1. No-autocorrelation residual

This assumption is to check whether there is still autocorrelation in the residuals. If yes, it indicates that there are still patterns in the data that the model has not captured for forecasting. In that case, the model needs to undergo tuning and further adjustments to improve its performance.

\(H_0\): residual has no-autocorrelation

\(H_1\): residual has autocorrelation

Box.test(model_best[[4]]$residuals, type = "Ljung-Box")
#> 
#>  Box-Ljung test
#> 
#> data:  model_best[[4]]$residuals
#> X-squared = 0.00011024, df = 1, p-value = 0.9916

Because the p-value is greater than 0.05, the model fails to reject the null hypothesis (H0), indicating that the residuals have no autocorrelation. This means that the assumption of no autocorrelation is met, and the model is capturing the relevant patterns in the data for forecasting.

2. Normality of Residual

To check the normality of residuals in the time series forecasting results, we can use a histogram plot of the residuals. The histogram will display the frequency distribution of the residuals, and if the distribution is close to a normal distribution (bell-shaped curve), it can be considered that the residuals meet the assumption of normality. However, if the distribution deviates significantly from normal, it may require data transformation or consideration of alternative methods to address the non-normality in the residuals.

ggplotly(gghistogram(model_best[[4]]$residuals)+
           labs(title="Ginger : Histogram of residuals", x = "residuals"))

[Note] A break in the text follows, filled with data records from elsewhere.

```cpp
extern "C" unsigned hs_variant_bits_gemm();
extern "C" unsigned hs_variant_bits_attn();
extern "C" unsigned hs_variant_bits_attn_wide();
extern "C" unsigned hs_variant_bits_wgrad();
extern "C" unsigned hs_variant_bits_elem();
extern "C" unsigned hs_variant_bits_pack();
extern "C" unsigned hs_variant_bits_fused_dec();
extern "C" unsigned hs_variant_bits_fused_enc();
extern "C" unsigned hs_variant_bits_loader();
extern "C" unsigned hs_variant_bits_scene();
extern "C" unsigned hs_variant_bits_gwpca();
extern "C" unsigned hs_variant_bits_cls();
extern "C" unsigned hs_variant_bits_clip();
extern "C" unsigned hs_variant_bits_lamb();
extern "C" unsigned hs_variant_bits_ema();
extern "C" unsigned hs_variant_bits_prob();
extern "C" unsigned hs_variant_bits_knn();
#ifndef HS_KERNEL_SOURCE_HASH
#define HS_KERNEL_SOURCE_HASH 0ULL
#endif
#ifndef HS_BUILD_FLAGS_HASH
#define HS_BUILD_FLAGS_HASH 0ULL
#endif
#ifndef HS_BUILD_DEFAULT_FLAGS
#define HS_BUILD_DEFAULT_FLAGS 0
#endif

extern "C" {

int hsimae_version(void) { return HSIMAE_VERSION; }

int hsimae_build_info(hsimae_build_info_t* out) {
    if (!out) return HSIMAE_ENULL;
    out->abi_version = HSIMAE_VERSION;
    out->variant_bits = hs_variant_bits() | hs_variant_bits_gemm() | hs_variant_bits_attn() | hs_variant_bits_attn_wide() | hs_variant_bits_wgrad() | hs_variant_bits_elem() | hs_variant_bits_pack() | hs_variant_bits_fused_dec() | hs_variant_bits_fused_enc() | hs_variant_bits_loader() | hs_variant_bits_scene() | hs_variant_bits_gwpca() | hs_variant_bits_cls() | hs_variant_bits_clip() | hs_variant_bits_lamb() | hs_variant_bits_ema() | hs_variant_bits_prob() | hs_variant_bits_knn();
    out->kernel_source_hash = HS_KERNEL_SOURCE_HASH;
    out->flags_hash = HS_BUILD_FLAGS_HASH;
    out->default_flags = HS_BUILD_DEFAULT_FLAGS;
    out->reserved = 0;
    return HSIMAE_OK;
}
const char* hsimae_variant_name(int bit) {
    switch (bit) {
#define HS_X(b, name) case b: return #name;
        HS_VARIANT_TABLE(HS_X)
#undef HS_X
        default: return nullptr;
    }
}

// ... 42 lines not shown

struct DropRs { const float* a; const float* m; };
static DropRs drop_rs(const hsimae_io* io, int e, int64_t Me) {
    if (!io->drop_scale) return DropRs{nullptr, nullptr};
    const float* base = io->drop_scale + (int64_t)e * 2 * Me;
    return DropRs{base, base + Me};
}

static int forward_impl(const hsimae_config* cfg, const hsimae_io* io, void* stream, bool encoder_only) {
    Ctx c; CK(make_ctx(cfg, io, c, true));
    if (!io->x || !io->noise1 || !io->noise2 || !io->mask || !io->ids_keep || !io->ids_restore) return HSIMAE_ENULL;
    if (encoder_only ? !io->latent : !io->loss) return HSIMAE_ENULL;
    if (!encoder_only && io->want_recons && (!io->pred_img || !io->mask_img)) return HSIMAE_ENULL;
    hipStream_t s = S(stream);
    const Geo& g = c.g; const float* P = io->params; const Ws& w = c.w;
    const uint32_t sc = sched_from_env();
    record_sched(io->workspace, true, !encoder_only, sc);
    const BlockPlan enc = enc_plan(c, sc);

    MaskParams m; m.noise1 = io->noise1; m.noise2 = io->noise2; m.N = c.N; m.T = g.T; m.L = 9; m.len_t = c.len_t;
    m.len_l = c.len_l; m.ids_keep = io->ids_keep; m.ids_restore = io->ids_restore; m.mask = io->mask;
    CK(hs_mask(m, s));
    PatchParams pp; pp.x = io->x; pp.sn = io->sn; pp.sb = io->sb; pp.sh = io->sh; pp.sw = io->sw; pp.N = c.N; pp.T = g.T;
    pp.K = c.K; pp.ids_keep = io->ids_keep; pp.out = w.a_pe; pp.pos_ids = nullptr;
    CK(hs_patch_gather(pp, s));
    GemmParams p = gp();
    p.A = w.a_pe; p.lda = 96; p.M = (int)c.Me; p.N = g.Dp; p.K = 96; p.n_valid = g.D; p.W = io->wpk + c.W.pe; p.bias = P + c.L.peb;
    p.pos = P + c.L.pos; p.ids = io->ids_keep; p.ldpos = g.D; p.out = w.x0; p.ldo = g.Dp;
    CK(hs_gemm(p, A_BF16, E_POS_F32, s));

    const float* x = w.x0;
// ... 25 lines not shown
    }
    for (int i = 0; i < g.nfus; ++i) {
        BlkP bp = resolve(c.L.bf[i], c.W.bf[i], P, io->wpk, c.W, g.h);
        const DropRs rf = drop_rs(io, (g.has_axis ? 2 * g.sdepth : 0) + i, c.Me);
        CK(block_fwd(bp, enc, x, w.bf[i], 0, c.len_l, nullptr, s, rf.a, rf.m));
        x = w.bf[i].x2;
    }
    if (encoder_only) {
        CK(hs_ln_fwd(x, P + c.L.nw, P + c.L.nb, io->latent, (int)c.Me, g.D, s, g.Dp, g.D));
        return HSIMAE_OK;
    }
    p = gp();
    p.A = x; p.lda = g.Dp; p.M = (int)c.Me; p.N = g.Ddp; p.K = g.Dp; p.n_valid = g.Dd; p.W = io->wpk + c.W.de; p.bias = P + c.L.deb;
    p.gamma = P + c.L.nw; p.beta = P + c.L.nb; p.u_out = w.lat; p.ldu = g.Dp; p.out = w.y; p.ldo = g.Ddp; p.ln_width = g.D;
    CK(hs_gemm(p, A_F32_LN, E_F32, s));
    CK(decoder_stack_fwd(c, io, sc, w.pred, s));
    LossParams lp; std::memset(&lp, 0, sizeof(lp));
    const float sum_mask = (float)((int64_t)c.N * (g.TL - c.K));
    lp.x = io->x; lp.sn = io->sn; lp.sb = io->sb; lp.sh = io->sh; lp.sw = io->sw; lp.N = c.N; lp.T = g.T; lp.pred = w.pred;
    lp.mask = io->mask; lp.norm_pix = g.norm_pix; lp.inv_scale = io->grad_scale / (72.f * sum_mask); lp.partial = w.partial;
    lp.loss = io->loss; lp.sum_mask = sum_mask; lp.dpred = w.dpred;
    lp.pred_img = io->want_recons ? io->pred_img : nullptr; lp.mask_img = io->want_recons ? io->mask_img : nullptr;
    CK(hs_loss(lp, s));
    if (io->pred) CK((int)hipMemcpyAsync(io->pred, w.pred, c.Md * 72 * 4, hipMemcpyDeviceToDevice, s));
    if (io->latent) CK(hs_ln_fwd(x, P + c.L.nw, P + c.L.nb, io->latent, (int)c.Me, g.D, s, g.Dp, g.D));
    return HSIMAE_OK;
}

int hsimae_forward(const hsimae_config* cfg, const hsimae_io* io, void* stream) { return forward_impl(cfg, io, stream, false); }
int hsimae_encode(const hsimae_config* cfg, const hsimae_io* io, void* stream) { return forward_impl(cfg, io, stream, true); }

int hsimae_decode(const hsimae_config* cfg, const hsimae_io* io, const float* latent, float* pred, void* stream) {
    Ctx c; CK(make_ctx(cfg, io, c, true));
    if (!latent || !pred || !io->ids_restore) return HSIMAE_ENULL;
    hipStream_t s = S(stream);
    const Geo& g = c.g; const float* P = io->params; const Ws& w = c.w;
    const uint32_t sc = sched_from_env();
    record_sched(io->workspace, false, true, sc);
    GemmParams p = gp();
    const float* lat_in = latent;
    if (g.Dp != g.D) {
        CK((int)hipMemcpy2DAsync(w.G2, (size_t)g.Dp * 4, latent, (size_t)g.D * 4, (size_t)g.D * 4, (size_t)c.Me, hipMemcpyDeviceToDevice, s));
        lat_in = w.G2;
    }
    p.A = lat_in; p.lda = g.Dp; p.M = (int)c.Me; p.N = g.Ddp; p.K = g.Dp; p.n_valid = g.Dd; p.W = io->wpk + c.W.de; p.bias = P + c.L.deb;
    p.out = w.y; p.ldo = g.Ddp;
    CK(hs_gemm(p, A_F32, E_F32, s));
    CK(hs_rows_to_bf16(lat_in, w.lat, c.Me, g.Dp, nullptr, s));
    return decoder_stack_fwd(c, io, sc, pred, s);
}

static int encoder_backward(const Ctx& c, const hsimae_io* io, float* grads, hipStream_t s, Emitter& emit, uint32_t sc) {
// ... 35 lines not shown
        }
        if (!per_block) {
            for (int i = g.sdepth - 1; i >= 0; --i) CK(emit(L.b2[i].n1w, L.b2[i].end, s));
            for (int i = g.sdepth - 1; i >= 0; --i) CK(emit(L.b1[i].n1w, L.b1[i].end, s));
        }
    }
    CK(wgrad_one(w.G0, true, g.Dp, w.a_pe, 96, g.D, 72, c.Me, (g.D + 127) / 128, grads, L.pew, L.peb, io->det_acc, s));
    CK(emit(0, L.peb + g.D, s));
    return HSIMAE_OK;
}

static int decoder_backward(const Ctx& c, const hsimae_io* io, float* grads, hipStream_t s, Emitter& emit, uint32_t sc) {
    const Geo& g = c.g; const float* P = io->params; const Ws& w = c.w; const PLayout& L = c.L;
    const float* zlast = w.bd[g.ddepth - 1].x2;
    GemmParams p = gp();
    p.A = w.dpred; p.lda = 96; p.M = (int)c.Md; p.N = g.Ddp; p.K = 96; p.n_valid = g.Dd; p.W = io->wpk + c.W.dpT; p.out = w.du; p.ldo = g.Ddp;
    CK(hs_gemm(p, A_BF16, E_F32, s));
    CK(wgrad_one(w.dpred, false, 96, w.zn, g.Ddp, 72, g.Dd, c.Md, 1, grads, L.dpw, L.dpb, io->det_acc, s));
    LnBwdParams l; std::memset(&l, 0, sizeof(l));
    l.du = w.du; l.x = zlast; l.gamma = P + L.dnw; l.dres = nullptr; l.dx = w.G0; l.dgamma = grads + L.dnw; l.dbeta = grads + L.dnb;
    l.M = (int)c.Md; l.d = g.Dd; l.ld = g.Ddp; l.det_base = grads; l.det_acc = io->det_acc;
    CK(hs_ln_bwd(l, s));
    CK(emit(L.dnw, L.total, s));

    const DecPlan dec = plan_dec(c.g.Dd, c.g.Hd, c.g.hdec, c.g.TL, sc);
    const BlockPlan lay = dec_block_plan(c, sc);
    for (int i = g.ddepth - 1; i >= 0; --i) {
        BlkP bp = resolve(L.bd[i], c.W.bd[i], P, io->wpk, c.W, g.hdec);
        const float* xin = (i == 0) ? w.yfull : w.bd[i - 1].x2;
        if (dec.fused) {
            DecBlockBwd d;
            d.x = xin; d.x1 = w.bd[i].x1; d.dy = w.G0; d.dx1_tmp = w.G1; d.dx = w.G0; d.o = w.bd[i].o; d.lse = w.bd[i].lse;
            d.nsamples = c.N; d.Ts = g.TL; d.slab = dec.slab ? w.slab : nullptr;
            CK(hs_dec_block_bwd(bp, dec_grads(grads, L.bd[i], HsDet{grads, reinterpret_cast<long long*>(io->det_acc)}), d, s));
        } else {
            CK(block_bwd(bp, lay, L.bd[i], grads, xin, w.bd[i], 0, 9, w.G0, w.sc, w.G0, 0, s, 1, nullptr, nullptr, io->det_acc));
        }
// ... 270 lines not shown
}
int hsimae_lamb_step(float* params, const float* grads, float* exp_avg, float* exp_avg_sq, const uint8_t* group,
                     int32_t group_uniform, int64_t n, const hsimae_lamb_tensor* tensors, int32_t ntensors, int32_t nchunks,
                     const hsimae_adamw_group* table, int32_t ngroups, float beta1, float beta2, float eps, float trust_clip,
                     int32_t always_adapt, double* partials, float* ratios, int32_t* bad, const hsimae_clip_ctl* ctl, void* stream) {
    return hs_lamb_step(params, grads, exp_avg, exp_avg_sq, group, group_uniform, n, tensors, ntensors, nchunks, table, ngroups, beta1,
                        beta2, eps, trust_clip, always_adapt, partials, ratios, bad, ctl, S(stream));
}
int hsimae_ema_update(float* ema, const float* params, int64_t n, double decay, int32_t warmup, int32_t step,
                      const hsimae_clip_ctl* ctl, void* stream) {
    return hs_ema_update(ema, params, n, decay, warmup, step, ctl, S(stream));
}
int hsimae_ema_swap(float* a, float* b, int64_t n, void* stream) { return hs_ema_swap(a, b, n, S(stream)); }
int hsimae_loss_partials(int32_t N, int32_t T) { return hs_loss_partials(N, T); }
int hsimae_loss(const hsimae_loss_params* p, void* stream) { return p ? hs_loss(*p, S(stream)) : HSIMAE_ENULL; }

}
```

### hsimae_amd/csrc/kernels.h

```cpp
#pragma once
#include "common.h"
#include "../../include/hsimae_hip.h"

enum AKind { A_BF16 = HSIMAE_A_BF16, A_F32 = HSIMAE_A_F32, A_F32_LN = HSIMAE_A_F32_LN };
enum Epi { E_BF16 = HSIMAE_E_BF16, E_F32 = HSIMAE_E_F32, E_RES_F32 = HSIMAE_E_RES_F32,
           E_POS_F32 = HSIMAE_E_POS_F32, E_SWIGLU = HSIMAE_E_SWIGLU, E_SWIGLU_BWD = HSIMAE_E_SWIGLU_BWD,
           E_LN_BWD = HSIMAE_E_LN_BWD };

typedef hsimae_gemm_params GemmParams;
typedef hsimae_pack_desc PackDesc;
typedef hsimae_attn_params AttnParams;
typedef hsimae_wgrad_task WgradTask;
typedef hsimae_wgrad_params WgradParams;
typedef hsimae_lnbwd_params LnBwdParams;
typedef hsimae_mask_params MaskParams;
typedef hsimae_patch_params PatchParams;
typedef hsimae_assemble_params AssembleParams;
typedef hsimae_loss_params LossParams;
typedef hsimae_cube_params CubeParams;
typedef hsimae_scene_params SceneParams;

int hs_gemm(const GemmParams& p, int akind, int epi, hipStream_t s);
int hs_gemm_tiled(const GemmParams& p, int akind, int epi, int bm, int kc, hipStream_t s);
int hs_pack(const PackDesc* descs_dev, int ndesc, int max_elems, hipStream_t s);
int hs_attn_fwd(const AttnParams& p, hipStream_t s);
int hs_attn_bwd(const AttnParams& p, hipStream_t s);
int hs_wgrad(const WgradParams& p, hipStream_t s);
int hs_ln_bwd(const LnBwdParams& p, hipStream_t s);
int hs_ln_fwd(const float* x, const float* gamma, const float* beta, float* out, int M, int d, hipStream_t s, int ldx = 0, int ldo = 0);
int hs_mask(const MaskParams& p, hipStream_t s);
int hs_patch_gather(const PatchParams& p, hipStream_t s);
int hs_assemble_fwd(const AssembleParams& p, hipStream_t s);
int hs_assemble_bwd(const AssembleParams& p, hipStream_t s);
int hs_loss(const LossParams& p, hipStream_t s);
int hs_loss_partials(int N, int T);
int hs_cube_gather(const CubeParams& p, hipStream_t s);
int hs_scene_windows(const SceneParams& p, hipStream_t s);
int hs_class_argmax(const SceneParams& p, const float* logits, int ld, int num_class, int first, int64_t* map, hipStream_t s);
int hs_scene_batch(const hsimae_scene_batch_params& p, hipStream_t s);
int64_t hs_gwpca_workspace_bytes(const hsimae_gwpca_params& p);
int hs_gwpca_fit(const hsimae_gwpca_params& p, void* workspace, hipStream_t s);
int hs_gwpca_apply(const hsimae_gwpca_params& p, void* out, int out_f64, hipStream_t s);
int64_t hs_cls_workspace_bytes(int N);
int hs_cls_loss(const hsimae_cls_params& p, hipStream_t s);
int hs_cls_grad_scale(const float* src, const float* scale, float* dst, int64_t n, hipStream_t s);
int hs_confusion(const int64_t* gt, const int64_t* pred, int64_t n, int C, int64_t* cm, int32_t* bad, hipStream_t s);
int hs_confusion_map(const int64_t* gt_map, const int64_t* mask_map, const int64_t* pred_map, int64_t* masked, int64_t n, int C,
                     int64_t* cm, int32_t* bad, hipStream_t s);
int hs_scores(const int64_t* cm, int C, double* out, hipStream_t s);
int hs_class_prob(const hsimae_class_prob_params& p, hipStream_t s);
// ... 70 lines not shown
```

Based on the plotting results, we can see together that the models with regression-based algorithms are able to meet the assumption of normality in the distribution of residuals. This indicates that the residuals are approximately normally distributed, which is a positive sign for the accuracy and reliability of the forecasting models. It provides confidence that the model assumptions are valid and the forecasts are more robust.